Branding You dot Com

Branding-You-dot-com-Connect-the-dotsOne of the best communication tools available is to establish a platform from which to deliver your message.

Your brand can do a great deal of the heavy lifting when attempting to communicate or deliver a message to your audience.

Effective branding will establish you as an authority and will pre-qualify your target audience. Properly branded, makes you more identifiable and accessible to your supporters.

Start with a dot-com to connect your dots.

Who are you?

The very fist consideration in branding one’s self, is to establish your name – and to distinguish it as apart from those who have similar names.

In the current level of technology in the world’s methods of communication, the dot-com is the definitive qualifier for effective branding.

Your ability to purchase your own dot-com may determine what your brandable name might be.

For instance, if your name is John Smith and you discover that johnsmith.com is not available, you must continue to research additional variations until you find a brandable dot-com.

If after exploring all the possible variations of your name to establish your dot-com identity only to find that they have already been scooped up by others sharing your name (which you may have never known how common your name was prior to this exercise) there may be a last-ditch-effort available to you.

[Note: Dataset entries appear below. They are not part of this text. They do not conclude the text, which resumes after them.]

static int base_extend_common(dpfhe_ctx* c, int mode, uint64_t* d_out, size_t out_stride_limbs, const uint64_t* d_in, size_t in_stride_limbs, uint32_t src0, uint32_t ns,
                              uint32_t dst0, uint32_t nd, uint64_t multiplier, size_t n_polys, void* stream, const char* what) {
    if (!c) return fail(DPFHE_INVALID_ARGUMENT, what, "null context");
    if (n_polys == 0) return DPFHE_SUCCESS;
    const uint32_t L = c->n_limbs;
    if (ns == 0 || ns > (uint32_t)kBxMaxSrc || nd == 0 || nd > (uint32_t)kBxMaxDst || src0 > L || ns > L - src0 || dst0 > L || nd > L - dst0)
        return fail(DPFHE_INVALID_ARGUMENT, what, "1..10 source limbs and 1..20 destination limbs inside the context");
    if (mode == 1 && !(dst0 >= src0 + ns || dst0 + nd <= src0)) return fail(DPFHE_INVALID_ARGUMENT, what, "the dropped limbs and the kept limbs must be disjoint");
    if (!d_out || !d_in || misaligned(d_out) || misaligned(d_in) || out_stride_limbs < nd || in_stride_limbs < ns) return fail(DPFHE_INVALID_ARGUMENT, what, "null or misaligned buffer, or an item stride shorter than its limbs");
    const size_t n = (size_t)1 << c->log2n;
    const int chunks = (int)((n + 511) / 512);
    if (n_polys * (size_t)chunks > kMaxGrid) return fail(DPFHE_INVALID_ARGUMENT, what, "batch too large for one launch");
    {
        const uint64_t* in_lo = mode == 1 ? d_in - (size_t)src0 * n : d_in;
        const size_t in_words = mode == 1 ? n_polys * (size_t)L * n : ((n_polys - 1) * in_stride_limbs + ns) * n;
        if (overlaps(d_out, ((n_polys - 1) * out_stride_limbs + nd) * n, in_lo, in_words)) return fail(DPFHE_INVALID_ARGUMENT, what, "output overlaps the input");
    }
    const std::vector<uint64_t>& q = c->moduli;
    BaseExtArgs a{};
    a.n_src = (int)ns; a.n_dst = (int)nd;
    for (uint32_t i = 0; i < ns; ++i) a.src_limb[i] = (int)(src0 + i);
    for (uint32_t j = 0; j < nd; ++j) a.dst_limb[j] = (int)(dst0 + j);
    for (uint32_t i = 0; i < ns; ++i)
        for (uint32_t k = i + 1; k < ns; ++k) {
            if (q[src0 + i] == q[src0 + k]) return fail(DPFHE_INVALID_ARGUMENT, what, "source limbs must be distinct primes");
            a.inv[i][k] = h_powmod(q[src0 + i] % q[src0 + k], q[src0 + k] - 2, q[src0 + k]);
        }
    {
        unsigned __int128 carry = 0;
        for (int k = (int)ns - 1; k >= 0; --k) {
            const unsigned __int128 cur = carry * q[src0 + k] + (q[src0 + k] - 1);
            a.half[k] = (uint64_t)(cur / 2);
            carry = cur & 1;
        }
    }
    for (uint32_t j = 0; j < nd; ++j) {
        const uint64_t pj = q[dst0 + j];
        uint64_t Qm = 1;
        for (uint32_t i = 0; i < ns; ++i) { a.q_mod[i][j] = q[src0 + i] % pj; Qm = h_mulmod(Qm, a.q_mod[i][j], pj); }
        a.Q_mod[j] = Qm;
        if (mode == 1) {
            if (Qm == 0) return fail(DPFHE_INVALID_ARGUMENT, what, "a kept limb divides the dropped modulus");
            a.Q_inv[j] = h_powmod(Qm, pj - 2, pj);
            a.mul_dst[j] = multiplier % pj;
        }
    }
    for (uint32_t i = 0; i < ns; ++i) a.mul_src[i] = multiplier % q[src0 + i];
    DPFHE_ON_DEVICE(c, what);
    hipStream_t s = static_cast<hipStream_t>(stream);
    const unsigned grid = (unsigned)(n_polys * (size_t)chunks);
    const size_t in_dst_off = mode == 1 ? ((size_t)dst0 - (size_t)src0) * n : 0;
    const int rc = with_ctx_arith(c, [&](auto arith) {
        return launch_base_extend<decltype(arith)>(mode, d_out, out_stride_limbs * n, d_in, in_stride_limbs * n, in_dst_off, a, c->lc, (int)n, chunks, grid, s);
    });
    if (rc) return fail(DPFHE_INVALID_STATE, what, "no kernel for this number of source limbs");
    return check_launch("base_extend kernel launch");
}
extern "C" int dpfhe_base_extend(dpfhe_ctx* c, uint64_t* d_out, size_t out_stride_limbs, const uint64_t* d_in, size_t in_stride_limbs, uint32_t src_limb0, uint32_t n_src,
                                 uint32_t dst_limb0, uint32_t n_dst, size_t n_polys, void* stream) {
    return base_extend_common(c, 0, d_out, out_stride_limbs, d_in, in_stride_limbs, src_limb0, n_src, dst_limb0, n_dst, 1, n_polys, stream, "dpfhe_base_extend");
}
extern "C" int dpfhe_scale_round(dpfhe_ctx* c, uint64_t* d_out, size_t out_stride_limbs, const uint64_t* d_in, uint32_t drop_limb0, uint32_t n_drop, uint32_t keep_limb0,
                                 uint32_t n_keep, uint64_t multiplier, size_t n_polys, void* stream) {
    if (!c) return fail(DPFHE_INVALID_ARGUMENT, "dpfhe_scale_round", "null context");
    if (multiplier == 0) return fail(DPFHE_INVALID_ARGUMENT, "dpfhe_scale_round", "multiplier must be > 0");
    const size_t n = (size_t)1 << c->log2n;
    return base_extend_common(c, 1, d_out, out_stride_limbs, d_in ? d_in + (size_t)drop_limb0 * n : nullptr, c->n_limbs, drop_limb0, n_drop, keep_limb0, n_keep, multiplier, n_polys, stream,
                              "dpfhe_scale_round");
}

You could resort to using dashes, like: john—r-smith.com but if you must do this, I would also suggest in backing it up with another domain extension (like a dot-net or some other available extension without the hyphens).

You should have two dot-coms one representing who you are (your personal name) and what you do.

What do you do?

Next is to establish your brand in your area of interest or expertise.

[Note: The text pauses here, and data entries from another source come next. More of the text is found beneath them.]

constexpr int WGD_GYQ = 65;
template <class G, int MTW, int CKW, bool DB>
__global__ void __launch_bounds__(CT_THREADS)
conv_wgrad_dma_kernel(const float* __restrict__ x, const float* __restrict__ gy, float* __restrict__ part,
                      float* __restrict__ bias_part , Shape s, int ntiles, int S) {
  static_assert(G::NPIX == 256 && WG_GYS == 4 * WGD_GYQ, "256-pixel tiles");
  using P = DPatch<G>;
  constexpr int KK = 9, CT = 16 * MTW, NCOL = CKW * KK, NT = (NCOL + 15) / 16;
  constexpr int PCH = CKW * P::CPC, GCH = CT * WGD_GYQ;
  constexpr int PCHP = dma_pad(PCH), GCHP = dma_pad(GCH);
  constexpr int NVP = (PCHP + CT_THREADS - 1) / CT_THREADS, NVG = (GCHP + CT_THREADS - 1) / CT_THREADS;
  constexpr int PBUF = PCHP * 4, BUF = PBUF + GCHP * 4;
  constexpr int RED = 4 * MTW * NT * 4 * 64 + 4 * CT;
  constexpr int LDSF = ((DB ? 2 : 1) * BUF > RED) ? (DB ? 2 : 1) * BUF : RED;
  __shared__ __attribute__((aligned(16))) float lds[LDSF];

  const int lane = threadIdx.x & 63, wave = wave_index();
  if (s.prio) __builtin_amdgcn_s_setprio(3);
  const int j = lane & 15, h = lane >> 4;
  const int co0 = blockIdx.y * CT, ci0 = blockIdx.z * CKW;
  const int split = blockIdx.x;
  const uint32_t HW = (uint32_t)(s.H * s.W);

  int colbase[NT];
#pragma unroll
  for (int n = 0; n < NT; ++n) {
    const int col = n * 16 + j;
    const int ci = col / KK, tap = col % KK;
    colbase[n] = (col < NCOL) ? (ci * P::CIS + (tap / 3) * P::PWS + (tap % 3)) : 0;
  }
  const int lane_b = P::pix(wave * 64) + h;
  const int lane_a = j * WG_GYS + wave * 64 + h;

  f32x4 acc[MTW][NT];
#pragma unroll
  for (int m = 0; m < MTW; ++m)
#pragma unroll
    for (int n = 0; n < NT; ++n) acc[m][n] = f32x4{0.f, 0.f, 0.f, 0.f};
  const bool do_bias = (bias_part != nullptr) && (blockIdx.z == 0);
  float bsum[MTW];
#pragma unroll
  for (int m = 0; m < MTW; ++m) bsum[m] = 0.f;

  const int cvalid = min(CKW, s.Cin - ci0);
  auto issue = [&](int t, float* buf) {
    const TileCoord tc = decode_tile<G>(t, s.H, s.W);
    const char* xb = reinterpret_cast<const char*>(x) + ((int64_t)tc.b0 * s.Cin + ci0) * HW * 4;
    const int64_t xbytes = ((int64_t)(s.B - tc.b0) * s.Cin - ci0) * HW * 4;
    const char* gb = reinterpret_cast<const char*>(gy) + ((int64_t)tc.b0 * s.Cout + co0) * HW * 4;
    const int64_t gbytes = ((int64_t)(s.B - tc.b0) * s.Cout - co0) * HW * 4;
    const __amdgpu_buffer_rsrc_t rx = __builtin_amdgcn_make_buffer_rsrc(const_cast<char*>(xb), 0, (int)xbytes, 0x00020000);
    const __amdgpu_buffer_rsrc_t rg = __builtin_amdgcn_make_buffer_rsrc(const_cast<char*>(gb), 0, (int)gbytes, 0x00020000);
#pragma unroll
    for (int i = 0; i < NVP; ++i) {
      const int e = i * CT_THREADS + threadIdx.x;
      const int ci = e / P::CPC, rem = e % P::CPC;
      const int row = rem / P::QR, q = rem % P::QR;
      const int img = row / P::PH, r = row % P::PH;
      const int hh = tc.h0 + r - 1, ww = tc.w0 - 4 + 4 * q;
      const bool ok = (rem < P::RAW / 4) && (ci < cvalid) && (tc.b0 + img < s.B) && (hh >= 0) && (hh < s.H) && (ww >= 0) && (ww < s.W);
      const uint32_t off = ok ? (__umul24(__umul24(img, s.Cin) + ci, HW) + __umul24(hh, s.W) + ww) << 2 : DMA_OOB;
      if ((i + 1) * CT_THREADS <= PCHP || i * CT_THREADS + wave * 64 < PCHP) dma16(rx, buf + (i * CT_THREADS + wave * 64) * 4, off);
    }
#pragma unroll
    for (int i = 0; i < NVG; ++i) {
      const int e = i * CT_THREADS + threadIdx.x;
      const int co = e / WGD_GYQ, q = e % WGD_GYQ;
      const int p = 4 * q;
      const int img = p / (G::TH * G::TW), rem = p % (G::TH * G::TW);
      const int hh = tc.h0 + rem / G::TW, ww = tc.w0 + rem % G::TW;
      const bool ok = (e < GCH) && (q < 64) && (co0 + co < s.Cout) && (tc.b0 + img < s.B) && (hh < s.H) && (ww < s.W);
      const uint32_t off = ok ? (__umul24(__umul24(img, s.Cout) + co, HW) + __umul24(hh, s.W) + ww) << 2 : DMA_OOB;
      if ((i + 1) * CT_THREADS <= GCHP || i * CT_THREADS + wave * 64 < GCHP) dma16(rg, buf + PBUF + (i * CT_THREADS + wave * 64) * 4, off);
    }
  };
  auto compute = [&](const float* buf) {
    const float* pl = buf;
    const float* gl = buf + PBUF;
    if (s.prio) __builtin_amdgcn_s_setprio(0);
#pragma unroll
    for (int g = 0; g < 16; ++g) {
      constexpr int PPI = G::TH * G::TW;
      const int pg = 4 * g;
      const int goff = ((pg / PPI) * P::PH + (pg % PPI) / G::TW) * P::PWS + (pg % G::TW);
      float a[MTW], b[NT];
#pragma unroll
      for (int m = 0; m < MTW; ++m) a[m] = gl[lane_a + m * 16 * WG_GYS + 4 * g];
#pragma unroll
      for (int n = 0; n < NT; ++n) b[n] = pl[colbase[n] + lane_b + goff];
#pragma unroll
      for (int m = 0; m < MTW; ++m) bsum[m] += a[m];
#pragma unroll
      for (int m = 0; m < MTW; ++m)
#pragma unroll
        for (int n = 0; n < NT; ++n) acc[m][n] = __builtin_amdgcn_mfma_f32_16x16x4f32(a[m], b[n], acc[m][n], 0, 0, 0);
    }
    if (s.prio) __builtin_amdgcn_s_setprio(3);
  };

  if constexpr (DB) {
    if (split < ntiles) issue(split, lds);
    int buf = 0;
    for (int t = split; t < ntiles; t += S) {
      asm volatile("s_waitcnt vmcnt(0)" ::: "memory");
      __syncthreads();
      if (t + S < ntiles) issue(t + S, lds + (buf ^ 1) * BUF);
      compute(lds + buf * BUF);
      buf ^= 1;
    }
  } else {
    for (int t = split; t < ntiles; t += S) {
      __syncthreads();
      issue(t, lds);
      asm volatile("s_waitcnt vmcnt(0)" ::: "memory");
      __syncthreads();
      compute(lds);
    }
  }

  __syncthreads();
  float* red = lds;
#pragma unroll
  for (int m = 0; m < MTW; ++m)
#pragma unroll
    for (int n = 0; n < NT; ++n)
#pragma unroll
      for (int r = 0; r < 4; ++r) red[(((wave * MTW + m) * NT + n) * 4 + r) * 64 + lane] = acc[m][n][r];
  constexpr int PER_WAVE = MTW * NT * 4 * 64;
  float* bred = lds + 4 * PER_WAVE;
  if (do_bias) {
#pragma unroll
    for (int m = 0; m < MTW; ++m) {
      float v = bsum[m];
      v += __shfl_xor(v, 16, 64);
      v += __shfl_xor(v, 32, 64);
      if (h == 0) bred[wave * CT + m * 16 + j] = v;
    }
  }
  __syncthreads();
  for (int e = threadIdx.x; e < PER_WAVE; e += CT_THREADS) {
    const float v = (red[e] + red[PER_WAVE + e]) + (red[2 * PER_WAVE + e] + red[3 * PER_WAVE + e]);
    const int l = e & 63, q = e >> 6;
    const int r = q & 3, n = (q >> 2) % NT, m = (q >> 2) / NT;
    const int col = n * 16 + (l & 15);
    const int co = co0 + m * 16 + (l >> 4) * 4 + r;
    const int ci = ci0 + col / KK, tap = col % KK;
    if (col < NCOL && co < s.Cout && ci < s.Cin)
      part[(((int64_t)split * s.Cout + co) * s.Cin + ci) * KK + tap] = v;
  }
  if (do_bias && threadIdx.x < CT && co0 + (int)threadIdx.x < s.Cout) {
    const int c = threadIdx.x;
    bias_part[(int64_t)split * s.Cout + co0 + c] = (bred[c] + bred[CT + c]) + (bred[2 * CT + c] + bred[3 * CT + c]);
  }
}

template <int MT, int NT>
__global__ void __launch_bounds__(256)
conv1x1_wgrad_stream_kernel(const float* __restrict__ x, ChanSegs gys, float* __restrict__ part,
                            float* __restrict__ bias_part , int Cin, int Cout, int HW, int64_t groups, int S) {
  __shared__ float red[4 * MT * NT * 4 * 64 + 4 * 16 * MT];
  const int lane = threadIdx.x & 63, wave = threadIdx.x >> 6, j = lane & 15, h = lane >> 4;
  const int co0 = blockIdx.y * 16 * MT, ci0 = blockIdx.z * 16 * NT, split = blockIdx.x;
  const int64_t g_begin = groups * split / S, g_end = groups * (split + 1) / S;
  const int64_t n = g_end - g_begin;
  const int64_t w_begin = g_begin + n * wave / 4, w_end = g_begin + n * (wave + 1) / 4;
  const int gpp = HW >> 4;
  int64_t arow[MT], brow[NT], aimg[MT];
  const float* abase[MT];
#pragma unroll
  for (int m = 0; m < MT; ++m) {
    const int co = min(co0 + 16 * m + j, Cout - 1), k = gys.find(co);
    abase[m] = gys.p[k];
// ... 894 lines not shown
                     float* __restrict__ bias_part , int bias_mode) {
  using P = Patch2x<G>;
  constexpr int CKW = S2_CKW, NT = S2_NT, CT = 16;
  constexpr int PATCH = CKW * P::CIS, GYT = CT * WG_GYS;
  constexpr int RED = 4 * NT * 4 * 64;
  constexpr int LDS_FLOATS = (PATCH + GYT) > RED ? (PATCH + GYT) : RED;
  __shared__ __attribute__((aligned(16))) float lds[LDS_FLOATS];
  float* pl = lds;
  float* gl = lds + PATCH;
  const int lane = threadIdx.x & 63, wave = threadIdx.x >> 6;
  const int j = lane & 15, h = lane >> 4;
  const int co0 = blockIdx.y * CT, ci0 = blockIdx.z * CKW;
  const int split = blockIdx.x;
  int colbase[NT];
#pragma unroll
  for (int n = 0; n < NT; ++n) colbase[n] = n * P::CIS + (j >> 2) * P::PWS + (j & 3);
  const int lane_b = P::pix(wave * 64) + 2 * h;
  const int lane_a = j * WG_GYS + wave * 64 + h;
  f32x4 acc[NT];
  float bsum_a = 0.f, bsum_b[NT];
#pragma unroll
  for (int n = 0; n < NT; ++n) { acc[n] = f32x4{0.f, 0.f, 0.f, 0.f}; bsum_b[n] = 0.f; }
  const bool do_bias = bias_part != nullptr && (bias_mode == 0 ? blockIdx.z == 0 : blockIdx.y == 0);
  auto products = [&](const float* pl, const float* gl, auto with_sums) {
#pragma unroll
    for (int g = 0; g < 16; ++g) {
      const int pg = 4 * g;
      const int goff = 2 * (pg / G::TW) * P::PWS + 2 * (pg % G::TW);
      const float a = gl[lane_a + 4 * g];
      float b[NT];
#pragma unroll
      for (int n = 0; n < NT; ++n) b[n] = pl[colbase[n] + lane_b + goff];
      if constexpr (decltype(with_sums)::value) {
        bsum_a += a;
#pragma unroll
        for (int n = 0; n < NT; ++n) bsum_b[n] += b[n];
      }
#pragma unroll
      for (int n = 0; n < NT; ++n) acc[n] = __builtin_amdgcn_mfma_f32_16x16x4f32(a, b[n], acc[n], 0, 0, 0);
    }
  };
  PatchStager2x<G, CKW> ps;
  GyStager<G, CT> gs;
  const int H2 = 2 * s.H, W2 = 2 * s.W;
  if (split < ntiles) {
    const TileCoord tc = decode_tile<G>(split, s.H, s.W);
    ps.load(hi, s.B, s.Cin, H2, W2, ci0, tc, vec_hi);
    gs.load(lo, s, co0, tc, vec_lo);
  }
  for (int t = split; t < ntiles; t += S) {
    __syncthreads();
    ps.store(pl);
    gs.store(gl);
    __syncthreads();
    if (t + S < ntiles) {
      const TileCoord tn = decode_tile<G>(t + S, s.H, s.W);
      ps.load(hi, s.B, s.Cin, H2, W2, ci0, tn, vec_hi);
      gs.load(lo, s, co0, tn, vec_lo);
    }
    if (do_bias) products(pl, gl, std::true_type{});
    else products(pl, gl, std::false_type{});
  }
  __syncthreads();
  float* red = lds;
#pragma unroll
  for (int n = 0; n < NT; ++n)
#pragma unroll
    for (int r = 0; r < 4; ++r) red[((wave * NT + n) * 4 + r) * 64 + lane] = acc[n][r];
  __syncthreads();
  constexpr int PER_WAVE = NT * 4 * 64;
  for (int e = threadIdx.x; e < PER_WAVE; e += CT_THREADS) {
    const float v = (red[e] + red[PER_WAVE + e]) + (red[2 * PER_WAVE + e] + red[3 * PER_WAVE + e]);
    const int l = e & 63, q = e >> 6;
    const int r = q & 3, n = q >> 2;
    const int co = co0 + (l >> 4) * 4 + r, ci = ci0 + n, tap = l & 15;
    if (co < s.Cout && ci < s.Cin) part[(((int64_t)split * s.Cout + co) * s.Cin + ci) * 16 + tap] = v;
  }
  if (do_bias) {
    __syncthreads();
    s2_bias_finish<NT>(red, bsum_a, bsum_b, bias_mode, bias_part, split, s.Cout, s.Cin, co0, ci0, lane, wave);
  }
}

Let’s say that you make homemade beer; to brand yourself you might attempt to get homemadebeer.com. You discover that domain is taken, so you must do additional work to find an available dot-com that pertains to you.

This is an excellent procedure to encourage you to expand your scope to include an arena for fans and fellow aficionados to interact with you, so you expand your scope to include room for others bolstering your influence.

Your resulting dot-coms from this exercise might result in obtaining:

Johnronaldsmith.com
Privatelabelbeer.com

Establishing your identity and are of interest or expertise in the dot-com arena is your first order of business and all of your activities after securing your dot-coms should reflect your branding.

If most of your friends call you “Johnny,” but your dot-com is John, then start correcting your friends – and by all means, anytime you do anything in public – make certain that you are identified as “John Ronald Smith”. Not John R. Smith. You must identify with and protect your brand, just as if it was your trademark (and it is).

What about the rest of the dot family?

A common question I get asked is, “What if my name-dot-com is not available, can’t I just get the dot-net or some other Internet extension?”

My initial response is, “No.”

The reason is simply that as a general rule, people who use the Internet tend to automatically type dot-com following a domain name. The risk is, of course, that someone else can hijack your identity or fan base by having the dot-com.

That said; the dot-com extension should always be your preference. To establish further protection of your brand, you may want to purchase some of the associated domain extensions (i.e., dot-net, dot-org, dot-info) to prevent someone else from diluting your branding.

Securing your dot-com identity should be your first course of business prior to coming up with a name for any new endeavor. If you come up with a great name for a new project that you are working on and the dot-com is not available… keep working on the name until you find a dot-com-brandable name.